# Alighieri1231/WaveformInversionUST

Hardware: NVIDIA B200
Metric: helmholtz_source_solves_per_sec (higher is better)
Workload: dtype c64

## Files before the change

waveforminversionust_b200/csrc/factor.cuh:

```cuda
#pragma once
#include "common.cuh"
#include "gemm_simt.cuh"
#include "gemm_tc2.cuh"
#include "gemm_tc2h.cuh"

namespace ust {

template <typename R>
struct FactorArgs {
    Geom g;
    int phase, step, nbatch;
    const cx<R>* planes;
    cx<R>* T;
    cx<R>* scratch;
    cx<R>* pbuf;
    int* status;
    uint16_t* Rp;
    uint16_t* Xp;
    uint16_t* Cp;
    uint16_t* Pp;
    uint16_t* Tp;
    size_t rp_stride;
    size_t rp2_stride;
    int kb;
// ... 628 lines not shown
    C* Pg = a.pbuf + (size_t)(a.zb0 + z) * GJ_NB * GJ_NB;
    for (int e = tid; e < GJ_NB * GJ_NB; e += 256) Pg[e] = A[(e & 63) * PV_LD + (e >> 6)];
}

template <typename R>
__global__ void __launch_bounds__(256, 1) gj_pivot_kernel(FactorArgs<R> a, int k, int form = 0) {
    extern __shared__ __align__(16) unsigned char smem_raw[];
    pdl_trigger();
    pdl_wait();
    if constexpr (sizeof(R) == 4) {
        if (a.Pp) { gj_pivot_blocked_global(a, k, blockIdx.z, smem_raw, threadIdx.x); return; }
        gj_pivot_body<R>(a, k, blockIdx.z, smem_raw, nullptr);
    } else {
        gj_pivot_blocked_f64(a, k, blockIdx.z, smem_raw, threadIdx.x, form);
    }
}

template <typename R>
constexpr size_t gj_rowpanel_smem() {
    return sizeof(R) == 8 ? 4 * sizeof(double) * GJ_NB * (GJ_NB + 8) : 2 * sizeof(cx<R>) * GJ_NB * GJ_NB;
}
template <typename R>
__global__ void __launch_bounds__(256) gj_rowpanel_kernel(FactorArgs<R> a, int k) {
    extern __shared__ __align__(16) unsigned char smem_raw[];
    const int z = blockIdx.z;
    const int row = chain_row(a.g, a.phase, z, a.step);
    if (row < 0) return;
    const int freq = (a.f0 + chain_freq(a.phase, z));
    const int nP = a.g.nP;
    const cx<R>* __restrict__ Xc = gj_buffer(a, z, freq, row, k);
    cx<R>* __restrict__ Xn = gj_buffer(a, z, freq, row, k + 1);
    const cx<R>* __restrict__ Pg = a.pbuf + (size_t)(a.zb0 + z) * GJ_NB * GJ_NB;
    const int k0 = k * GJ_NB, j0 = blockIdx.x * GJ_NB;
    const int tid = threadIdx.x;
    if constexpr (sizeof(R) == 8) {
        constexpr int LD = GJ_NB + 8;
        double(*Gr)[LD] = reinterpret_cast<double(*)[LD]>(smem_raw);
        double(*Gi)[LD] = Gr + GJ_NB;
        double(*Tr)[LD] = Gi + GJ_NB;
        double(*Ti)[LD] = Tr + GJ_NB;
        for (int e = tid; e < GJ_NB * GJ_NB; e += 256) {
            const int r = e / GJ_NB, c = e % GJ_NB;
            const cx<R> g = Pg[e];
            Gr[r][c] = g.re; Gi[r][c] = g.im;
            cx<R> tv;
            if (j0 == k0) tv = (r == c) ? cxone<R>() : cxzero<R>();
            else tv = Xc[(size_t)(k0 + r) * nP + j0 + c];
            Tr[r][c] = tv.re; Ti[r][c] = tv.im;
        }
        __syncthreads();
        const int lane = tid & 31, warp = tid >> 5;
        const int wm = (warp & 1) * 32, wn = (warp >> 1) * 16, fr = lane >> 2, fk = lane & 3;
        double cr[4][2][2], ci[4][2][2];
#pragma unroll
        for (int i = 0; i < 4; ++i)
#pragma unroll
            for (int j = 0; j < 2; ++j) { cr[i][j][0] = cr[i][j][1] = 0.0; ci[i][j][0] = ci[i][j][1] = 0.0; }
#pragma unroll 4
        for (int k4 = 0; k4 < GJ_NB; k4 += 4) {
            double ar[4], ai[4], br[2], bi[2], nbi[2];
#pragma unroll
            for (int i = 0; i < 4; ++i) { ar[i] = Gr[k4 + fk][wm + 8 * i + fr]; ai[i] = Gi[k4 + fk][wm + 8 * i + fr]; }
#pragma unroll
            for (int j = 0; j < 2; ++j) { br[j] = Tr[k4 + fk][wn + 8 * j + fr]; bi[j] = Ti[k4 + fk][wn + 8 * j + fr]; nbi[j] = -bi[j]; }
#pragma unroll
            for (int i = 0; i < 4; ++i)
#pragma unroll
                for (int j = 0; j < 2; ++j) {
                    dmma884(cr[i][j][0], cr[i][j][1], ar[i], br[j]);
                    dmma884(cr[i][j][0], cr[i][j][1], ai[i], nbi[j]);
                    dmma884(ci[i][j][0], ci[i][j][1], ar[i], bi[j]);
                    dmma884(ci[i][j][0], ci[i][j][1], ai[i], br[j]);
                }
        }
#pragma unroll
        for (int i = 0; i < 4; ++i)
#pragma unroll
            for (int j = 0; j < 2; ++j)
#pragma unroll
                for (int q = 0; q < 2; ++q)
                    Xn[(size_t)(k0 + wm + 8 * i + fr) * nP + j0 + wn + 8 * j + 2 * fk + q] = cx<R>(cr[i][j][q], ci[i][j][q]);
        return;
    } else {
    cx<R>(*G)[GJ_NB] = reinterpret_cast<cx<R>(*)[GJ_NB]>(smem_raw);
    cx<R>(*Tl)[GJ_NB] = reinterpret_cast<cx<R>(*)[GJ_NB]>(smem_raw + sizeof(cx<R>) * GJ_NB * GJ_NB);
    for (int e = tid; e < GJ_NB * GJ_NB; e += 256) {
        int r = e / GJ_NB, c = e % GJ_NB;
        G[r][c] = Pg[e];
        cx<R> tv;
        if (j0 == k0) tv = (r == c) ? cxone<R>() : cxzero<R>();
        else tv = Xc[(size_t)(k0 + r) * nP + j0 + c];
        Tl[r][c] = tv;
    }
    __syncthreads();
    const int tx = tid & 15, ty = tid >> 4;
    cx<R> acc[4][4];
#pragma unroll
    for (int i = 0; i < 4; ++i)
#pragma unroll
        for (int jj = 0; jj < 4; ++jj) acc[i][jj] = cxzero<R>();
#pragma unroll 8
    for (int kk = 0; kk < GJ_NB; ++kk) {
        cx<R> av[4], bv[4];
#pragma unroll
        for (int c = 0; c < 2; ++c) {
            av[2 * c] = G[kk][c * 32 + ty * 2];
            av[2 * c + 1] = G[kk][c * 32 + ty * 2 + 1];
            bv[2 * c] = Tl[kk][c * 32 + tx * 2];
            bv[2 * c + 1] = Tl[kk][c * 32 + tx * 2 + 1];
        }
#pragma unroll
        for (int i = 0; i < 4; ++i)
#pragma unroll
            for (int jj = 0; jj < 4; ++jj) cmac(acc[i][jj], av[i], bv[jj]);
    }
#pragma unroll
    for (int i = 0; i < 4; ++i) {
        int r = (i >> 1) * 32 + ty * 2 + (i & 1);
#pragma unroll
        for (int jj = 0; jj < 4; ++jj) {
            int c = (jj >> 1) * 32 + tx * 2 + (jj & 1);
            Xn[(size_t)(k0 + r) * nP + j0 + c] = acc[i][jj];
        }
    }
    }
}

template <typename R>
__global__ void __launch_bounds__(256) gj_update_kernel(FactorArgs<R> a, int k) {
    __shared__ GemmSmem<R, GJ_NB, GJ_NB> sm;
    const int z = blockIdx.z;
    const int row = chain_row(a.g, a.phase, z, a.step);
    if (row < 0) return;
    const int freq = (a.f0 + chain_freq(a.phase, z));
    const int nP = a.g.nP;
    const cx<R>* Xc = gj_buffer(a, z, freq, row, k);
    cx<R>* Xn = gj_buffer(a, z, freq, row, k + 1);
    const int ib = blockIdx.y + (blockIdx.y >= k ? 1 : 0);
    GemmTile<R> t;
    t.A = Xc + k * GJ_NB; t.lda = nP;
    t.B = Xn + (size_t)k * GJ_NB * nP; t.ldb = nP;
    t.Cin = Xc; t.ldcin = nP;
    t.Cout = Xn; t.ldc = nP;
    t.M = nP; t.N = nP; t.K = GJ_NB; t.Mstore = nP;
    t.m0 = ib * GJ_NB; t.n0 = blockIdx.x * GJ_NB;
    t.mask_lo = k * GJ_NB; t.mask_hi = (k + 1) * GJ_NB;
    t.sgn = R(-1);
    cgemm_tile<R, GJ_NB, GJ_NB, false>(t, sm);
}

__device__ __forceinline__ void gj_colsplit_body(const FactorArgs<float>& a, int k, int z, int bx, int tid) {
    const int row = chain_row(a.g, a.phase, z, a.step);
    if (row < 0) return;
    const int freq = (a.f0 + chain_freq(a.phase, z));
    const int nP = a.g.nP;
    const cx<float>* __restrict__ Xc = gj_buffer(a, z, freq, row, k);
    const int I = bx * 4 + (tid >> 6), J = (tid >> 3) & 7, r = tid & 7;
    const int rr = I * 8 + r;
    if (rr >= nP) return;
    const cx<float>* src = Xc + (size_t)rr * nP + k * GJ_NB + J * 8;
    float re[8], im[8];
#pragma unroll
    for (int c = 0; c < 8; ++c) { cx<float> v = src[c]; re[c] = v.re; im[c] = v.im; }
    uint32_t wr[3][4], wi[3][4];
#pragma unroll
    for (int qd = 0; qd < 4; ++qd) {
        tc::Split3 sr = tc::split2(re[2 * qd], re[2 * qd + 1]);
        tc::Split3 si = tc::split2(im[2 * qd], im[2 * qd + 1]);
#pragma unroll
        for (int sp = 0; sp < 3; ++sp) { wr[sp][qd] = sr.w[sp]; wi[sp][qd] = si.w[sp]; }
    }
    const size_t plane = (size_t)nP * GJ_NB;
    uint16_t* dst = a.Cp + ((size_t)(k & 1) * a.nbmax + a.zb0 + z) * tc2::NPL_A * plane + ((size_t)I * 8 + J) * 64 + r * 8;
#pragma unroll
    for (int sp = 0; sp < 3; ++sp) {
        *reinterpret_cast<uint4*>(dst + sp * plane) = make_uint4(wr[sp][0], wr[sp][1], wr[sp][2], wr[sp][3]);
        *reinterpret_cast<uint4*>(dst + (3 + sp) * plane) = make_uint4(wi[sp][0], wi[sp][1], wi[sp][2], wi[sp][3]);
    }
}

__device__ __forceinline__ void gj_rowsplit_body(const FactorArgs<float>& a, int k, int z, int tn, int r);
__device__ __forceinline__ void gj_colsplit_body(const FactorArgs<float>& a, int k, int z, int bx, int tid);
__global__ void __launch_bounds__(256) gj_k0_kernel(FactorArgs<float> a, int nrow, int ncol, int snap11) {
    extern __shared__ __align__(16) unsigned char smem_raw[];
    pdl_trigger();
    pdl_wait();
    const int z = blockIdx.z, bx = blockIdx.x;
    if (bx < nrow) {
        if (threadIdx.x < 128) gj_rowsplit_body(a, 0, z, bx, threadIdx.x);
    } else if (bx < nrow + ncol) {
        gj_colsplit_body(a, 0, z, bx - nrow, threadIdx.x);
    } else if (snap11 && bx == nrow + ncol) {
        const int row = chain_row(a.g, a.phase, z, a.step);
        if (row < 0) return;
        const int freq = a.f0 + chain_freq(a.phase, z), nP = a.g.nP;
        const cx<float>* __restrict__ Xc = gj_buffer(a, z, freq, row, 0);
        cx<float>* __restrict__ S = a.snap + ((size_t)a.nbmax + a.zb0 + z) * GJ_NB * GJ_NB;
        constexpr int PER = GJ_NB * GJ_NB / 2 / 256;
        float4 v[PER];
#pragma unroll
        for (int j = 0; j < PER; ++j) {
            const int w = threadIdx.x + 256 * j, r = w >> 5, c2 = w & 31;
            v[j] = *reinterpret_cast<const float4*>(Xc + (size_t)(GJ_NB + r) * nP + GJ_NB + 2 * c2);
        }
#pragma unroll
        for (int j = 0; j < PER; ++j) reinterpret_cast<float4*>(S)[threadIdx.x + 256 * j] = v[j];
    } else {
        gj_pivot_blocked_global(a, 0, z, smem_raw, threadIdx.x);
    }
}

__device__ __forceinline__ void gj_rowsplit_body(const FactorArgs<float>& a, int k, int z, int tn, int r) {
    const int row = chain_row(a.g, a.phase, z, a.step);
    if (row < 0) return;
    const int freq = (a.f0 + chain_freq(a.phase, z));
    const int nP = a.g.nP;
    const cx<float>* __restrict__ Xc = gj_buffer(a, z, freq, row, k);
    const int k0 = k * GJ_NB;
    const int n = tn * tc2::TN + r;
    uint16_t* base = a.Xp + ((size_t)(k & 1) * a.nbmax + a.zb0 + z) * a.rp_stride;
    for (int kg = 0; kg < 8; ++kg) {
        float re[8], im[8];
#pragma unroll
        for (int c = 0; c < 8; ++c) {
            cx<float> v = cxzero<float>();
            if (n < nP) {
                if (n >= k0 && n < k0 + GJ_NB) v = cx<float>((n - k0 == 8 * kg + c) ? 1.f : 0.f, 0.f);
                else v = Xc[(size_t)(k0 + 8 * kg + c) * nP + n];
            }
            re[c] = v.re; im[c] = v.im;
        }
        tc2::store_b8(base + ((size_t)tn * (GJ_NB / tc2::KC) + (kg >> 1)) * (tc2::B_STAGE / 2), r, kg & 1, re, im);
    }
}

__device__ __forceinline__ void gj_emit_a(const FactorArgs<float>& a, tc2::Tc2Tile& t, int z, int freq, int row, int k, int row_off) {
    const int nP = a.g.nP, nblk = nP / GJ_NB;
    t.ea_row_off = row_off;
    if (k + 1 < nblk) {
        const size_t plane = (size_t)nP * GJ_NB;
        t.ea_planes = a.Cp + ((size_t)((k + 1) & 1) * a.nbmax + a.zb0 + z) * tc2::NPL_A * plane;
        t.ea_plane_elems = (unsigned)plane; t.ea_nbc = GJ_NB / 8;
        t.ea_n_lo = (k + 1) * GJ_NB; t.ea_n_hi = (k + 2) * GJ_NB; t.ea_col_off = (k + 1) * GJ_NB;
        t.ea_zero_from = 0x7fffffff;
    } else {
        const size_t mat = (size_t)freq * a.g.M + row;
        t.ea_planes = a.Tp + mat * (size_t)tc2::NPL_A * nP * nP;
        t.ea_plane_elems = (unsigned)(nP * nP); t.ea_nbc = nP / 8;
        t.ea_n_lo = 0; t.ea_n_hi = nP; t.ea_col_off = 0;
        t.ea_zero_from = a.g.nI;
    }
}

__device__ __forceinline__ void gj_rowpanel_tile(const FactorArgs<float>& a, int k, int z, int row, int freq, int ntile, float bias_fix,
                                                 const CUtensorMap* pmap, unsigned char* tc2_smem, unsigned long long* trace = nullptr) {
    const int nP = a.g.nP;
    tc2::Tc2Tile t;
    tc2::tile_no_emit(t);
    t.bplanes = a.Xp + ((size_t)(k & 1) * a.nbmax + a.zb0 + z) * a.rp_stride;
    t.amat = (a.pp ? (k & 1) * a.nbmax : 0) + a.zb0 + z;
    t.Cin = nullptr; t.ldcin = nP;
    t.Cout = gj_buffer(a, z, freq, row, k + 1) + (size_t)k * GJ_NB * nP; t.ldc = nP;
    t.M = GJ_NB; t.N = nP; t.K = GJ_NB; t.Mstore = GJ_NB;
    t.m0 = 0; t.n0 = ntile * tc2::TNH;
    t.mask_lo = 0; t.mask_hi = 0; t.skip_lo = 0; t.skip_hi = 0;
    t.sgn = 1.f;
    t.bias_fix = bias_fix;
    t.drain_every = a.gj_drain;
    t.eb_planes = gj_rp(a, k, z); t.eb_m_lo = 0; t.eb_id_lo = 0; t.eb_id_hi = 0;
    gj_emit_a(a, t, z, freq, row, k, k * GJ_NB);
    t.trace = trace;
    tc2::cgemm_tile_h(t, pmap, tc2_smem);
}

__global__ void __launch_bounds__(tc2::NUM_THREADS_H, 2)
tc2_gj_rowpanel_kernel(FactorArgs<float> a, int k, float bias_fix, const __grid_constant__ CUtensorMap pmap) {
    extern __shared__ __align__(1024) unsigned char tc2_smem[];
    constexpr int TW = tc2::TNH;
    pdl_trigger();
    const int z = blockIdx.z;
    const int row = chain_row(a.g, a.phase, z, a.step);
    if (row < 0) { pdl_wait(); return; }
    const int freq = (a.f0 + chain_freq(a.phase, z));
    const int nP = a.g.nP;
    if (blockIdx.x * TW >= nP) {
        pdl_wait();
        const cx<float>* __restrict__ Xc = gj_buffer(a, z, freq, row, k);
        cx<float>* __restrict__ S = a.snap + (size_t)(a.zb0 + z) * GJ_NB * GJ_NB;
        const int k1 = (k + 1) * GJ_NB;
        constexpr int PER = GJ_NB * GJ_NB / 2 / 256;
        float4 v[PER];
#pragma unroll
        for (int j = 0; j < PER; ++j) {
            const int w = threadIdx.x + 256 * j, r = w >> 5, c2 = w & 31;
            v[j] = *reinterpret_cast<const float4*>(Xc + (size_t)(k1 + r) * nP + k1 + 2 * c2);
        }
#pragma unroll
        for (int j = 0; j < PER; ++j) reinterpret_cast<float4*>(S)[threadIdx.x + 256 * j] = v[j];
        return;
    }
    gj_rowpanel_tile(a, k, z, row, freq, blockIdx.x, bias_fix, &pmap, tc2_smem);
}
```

◆ **THE TASK**
Lines holding the string "ldcin": find them in the listing above and copy each one.

◆ **WRITTEN SOLUTION**
    t.Cin = Xc; t.ldcin = nP;
    t.Cin = nullptr; t.ldcin = nP;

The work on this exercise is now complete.